Elevated carbon dioxide-induced regulation of ethylene in plants

Abstract

Climate change-associated rise in atmospheric CO 2 concentration has a wide range of both beneficial and detrimental effects on global food production. In C 3 plants, elevated CO 2 concentrations enhance photosynthesis, growth, yield and abiotic stress tolerance, but reduce nutritional values and plant defense against certain pests and pathogens. Phytohormone ethylene is involved in many biological processes and also mediates responses to CO 2 . Elevated CO 2 has been shown to increase, impede, or have no influence on ethylene production at various phases of plant growth and development. Recent studies have unveiled the importance of ethylene biosynthesis and signaling in elevated CO 2 -induced stress tolerance. Diverse and complex effects of elevated CO 2 on ethylene production, stomatal behavior, photosynthesis and metabolic homeostasis mediate abiotic stress tolerance; whereas suppression of ethylene/jasmonate pathways by elevated CO 2 attenuates plant defense against insect herbivores and necrotrophic fungal pathogens. Furthermore, treatments with high CO 2 concentrations have been found advantageous for postharvest storage of a variety of fresh horticultural products. The senescence-delaying impact of CO 2 is ascribed to its role as an ethylene competitor at the ethylene receptor site and on various metabolic pathways. In this review, we firstly discuss the impacts of high atmospheric CO 2 concentrations on photosynthesis, stomatal movement, ethylene production and its relationship to plant growth, development, physiology and stress responses.
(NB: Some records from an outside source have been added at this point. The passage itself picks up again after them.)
static void free_device(ultra_plan *p) {
    free_schedules(p);
    if (!p->on_device) return;
    (void)hipFree(p->d.row_ptr);
    (void)hipFree(p->d.col);
    (void)hipFree(p->d.type);
    (void)hipFree(p->d.perm);
    (void)hipFree(p->d.erow);
    (void)hipFree(p->d.packed);
    (void)hipFree(p->d.items);
    if (p->d.rec) (void)hipFree(p->d.rec);
    (void)hipFree(p->d.split_row);
    (void)hipFree(p->d.split_ptr);
    if (p->d.a_frag) (void)hipFree(p->d.a_frag);
    if (p->d.a16) (void)hipFree(p->d.a16);
    if (p->d.a_ex) (void)hipFree(p->d.a_ex);
    if (p->d.self_loop) (void)hipFree(p->d.self_loop);
    for (WeightCopy &c : p->d.w_copy)
        if (c.buf) (void)hipFree(c.buf);
    if (p->d.partial) (void)hipFree(p->d.partial);
    for (void *q : {p->d.rb_rec_c, p->d.rb_seg_c, p->d.rb_multi_c, p->d.rb_rec_t, p->d.rb_seg_t, p->d.rb_multi_t, p->d.rb_work})
        if (q) (void)hipFree(q);
    p->rb_built = false;
    p->d = DevicePlan();
    p->on_device = false;
}
// ... 153 lines not shown
    op->upd.mode = 1;
    *lds = std::max(*lds, (size_t)UPDATE_LDS_FLOATS * sizeof(float));
    Schedule *sched12 = nullptr;
    const bool pitch_ok = !ULTRA_STREAM_PRESHIFT || op->x_row_bytes == 256u;
    const bool walk_heavy = (double)(p->num_edge + p->num_out) >= 10.0 * (double)p->num_out;
    const bool want3 = update_form() == 3 || (update_form() == 0 && walk_heavy);
    if (want3 && pitch_ok && ORDER_WAVES == 16 && upd->out_stride_row * (int64_t)sizeof(float) == (int64_t)op->x_row_bytes) {
        if ((rc = get_schedule(p, op->nparts, &sched12, ORDER_WALKERS))) return rc;
        const size_t overlay = std::max(ring_bytes, (size_t)UPD2_OVERLAY_BYTES);
        const size_t need = rel_bytes + overlay + UPD2_CTL_BYTES;
        if (need <= di.lds_optin && sched12->max_chain_rows <= UPD2_MAX_CHAIN_ROWS) {
            op->upd.mode = 3;
            op->max_stream_steps = sched12->max_stream_steps;
            op->upd.ctl_off = (uint32_t)(rel_bytes + overlay);
            op->srec = sched12->d_srec;
            op->sdesc = reinterpret_cast<const int2 *>(sched12->d_sdesc);
            op->chunk_ptr = sched12->d_chunk_ptr;
            op->chunks = reinterpret_cast<const int4 *>(sched12->d_chunks);
            *lds = need;
        }
    }
    if (update_form() == 2) {
        set_error("ultra_rspmm_forward_update: update form 2 (rows by reference) was removed in ABI 6; ask for 0 (the library's "
                  "choice), 1 (tail) or 3 (beside the walk, rows through LDS)");
        return ULTRA_ERR_UNSUPPORTED;
    }
    if (update_form() >= 2 && op->upd.mode != update_form()) {
        set_error("ultra_rspmm_forward_update: the update beside the walk does not fit this call (LDS / rows per workgroup)");
        return ULTRA_ERR_UNSUPPORTED;
    }
// ... 40 lines not shown
                         const ultra_mat *out, hipStream_t stream, const FwdCall &call, const FwdParams &fp, const DevInfo &di,
                         size_t ring_bytes, bool point_fill) {
    const size_t esz = dtype == ULTRA_F32 ? 4 : 8;
    const int64_t row_len = out->row_len;
    const int64_t *bnd_rows = call.bnd_rows;
    int rc;
    const size_t rel_bytes = (mul != BIN_RHS) ? (size_t)(p->num_rel + 1) * 64 * esz : 0;
    const bool rel_lds = g_tuning.rel_lds != 0 && rel_bytes > 0 && rel_bytes + ring_bytes <= di.lds_optin;
    const int grid = launch_grid(di);
    OrderParams op;
    std::memset(&op, 0, sizeof(op));
    op.smod = std::min<int32_t>(fp.n_span, grid);
    op.nparts = grid / op.smod;
    Schedule *sched = nullptr;
    if ((rc = get_schedule(p, op.nparts, &sched))) return rc;
    op.rec = p->d.rec;
    op.perm = p->d.perm;
    op.w = w;
    op.items = reinterpret_cast<const int4 *>(p->d.items);
    op.unit_ptr = sched->d_unit_ptr;
    op.units = sched->d_units;
    op.chunk_ptr = sched->d_chunk_ptr;
    op.chunks = reinterpret_cast<const int4 *>(sched->d_chunks);
    op.n_chain = (int32_t)p->n_chain;
    op.n_item = (int32_t)p->items.size();
    op.rel = fp.rel, op.x = fp.x, op.bnd = fp.bnd;
    op.bnd_rows = fp.bnd_rows;
    op.bnd_fill_on = point_fill ? 1 : 0;
    op.bnd_fill = 0.f;
    op.out = fp.out;
    op.out_stride_outer = fp.out_stride_outer, op.out_stride_row = fp.out_stride_row;
    op.n_outer = fp.n_outer, op.row_len = fp.row_len, op.spans_per_outer = fp.spans_per_outer, op.n_span = fp.n_span;
    op.num_rel = fp.num_rel;
    op.has_bnd = fp.has_bnd;
    op.has_chain = p->n_chain > 0 ? 1 : 0;
    op.keep_mode = fp.keep_mode;
    op.w_stride_outer = (w && call.w_samples) ? (int32_t)call.w_stride_outer : 0;
    op.x_row_bytes = fp.x_row_bytes, op.rel_row_bytes = fp.rel_row_bytes;
    op.trace = g_order_trace;
    op.err = device_error_word();
    op.srec = sched->d_srec;
    op.sdesc = reinterpret_cast<const int2 *>(sched->d_sdesc);
    op.use_streams = (unit_walk() == 0 && dtype == ULTRA_F32 && rel_lds && !w && (mul == BIN_MUL || mul == BIN_ADD) &&
                      row_len % 64 == 0 && (!bnd || bnd_rows) && out->stride_row == x->stride_row &&
                      p->num_out <= p->num_in && (uint64_t)p->num_out * (uint64_t)out->stride_row * esz < (1ull << 32))
                         ? 1
                         : 0;
    size_t lds = (rel_lds ? rel_bytes : 0) + ring_bytes;
    if (call.upd && (rc = choose_update_form(p, call.upd, sched, di, rel_bytes, ring_bytes, &op, &lds))) return rc;
    if (call.ev_before) HIP_TRY(hipEventRecord(call.ev_before, stream));
#define ULTRA_ORDER_LAUNCH(T_)                                                                          \
    (rel_lds ? (w ? launch_order_variant<T_, true, true>(sum, mul, op, grid, lds, stream)                \
                  : launch_order_variant<T_, true, false>(sum, mul, op, grid, lds, stream))              \
             : (w ? launch_order_variant<T_, false, true>(sum, mul, op, grid, lds, stream)               \
                  : launch_order_variant<T_, false, false>(sum, mul, op, grid, lds, stream)))
    const hipError_t e = dtype == ULTRA_F32 ? ULTRA_ORDER_LAUNCH(float) : ULTRA_ORDER_LAUNCH(double);
#undef ULTRA_ORDER_LAUNCH
    if (e != hipSuccess) return hip_fail(e, "rspmm_order_kernel launch");
    if (call.ev_after) HIP_TRY(hipEventRecord(call.ev_after, stream));
    return ULTRA_OK;
}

We also expand the discussion to the effect of increased CO 2 levels on commercially important plant organs, such as fruit, vegetables and flowers concerning its advantages and disadvantages in postharvest management. As atmospheric CO 2 concentrations will further rise, it is far more important than ever to know how plants react to high CO 2 concentrations using cutting-edge molecular technology. • High CO 2 (eCO 2 ) has both beneficial and detrimental effects on crop production. • Phytohormone ethylene mediates plant responses to eCO 2 in many biological processes. • Ethylene biosynthesis and signaling also alters stress tolerance under eCO 2 conditions. • Senescence-delaying impact of CO 2 is linked to ethylene metabolism and signaling. • Ethylene management by eCO 2 is advantageous for postharvest management of crops.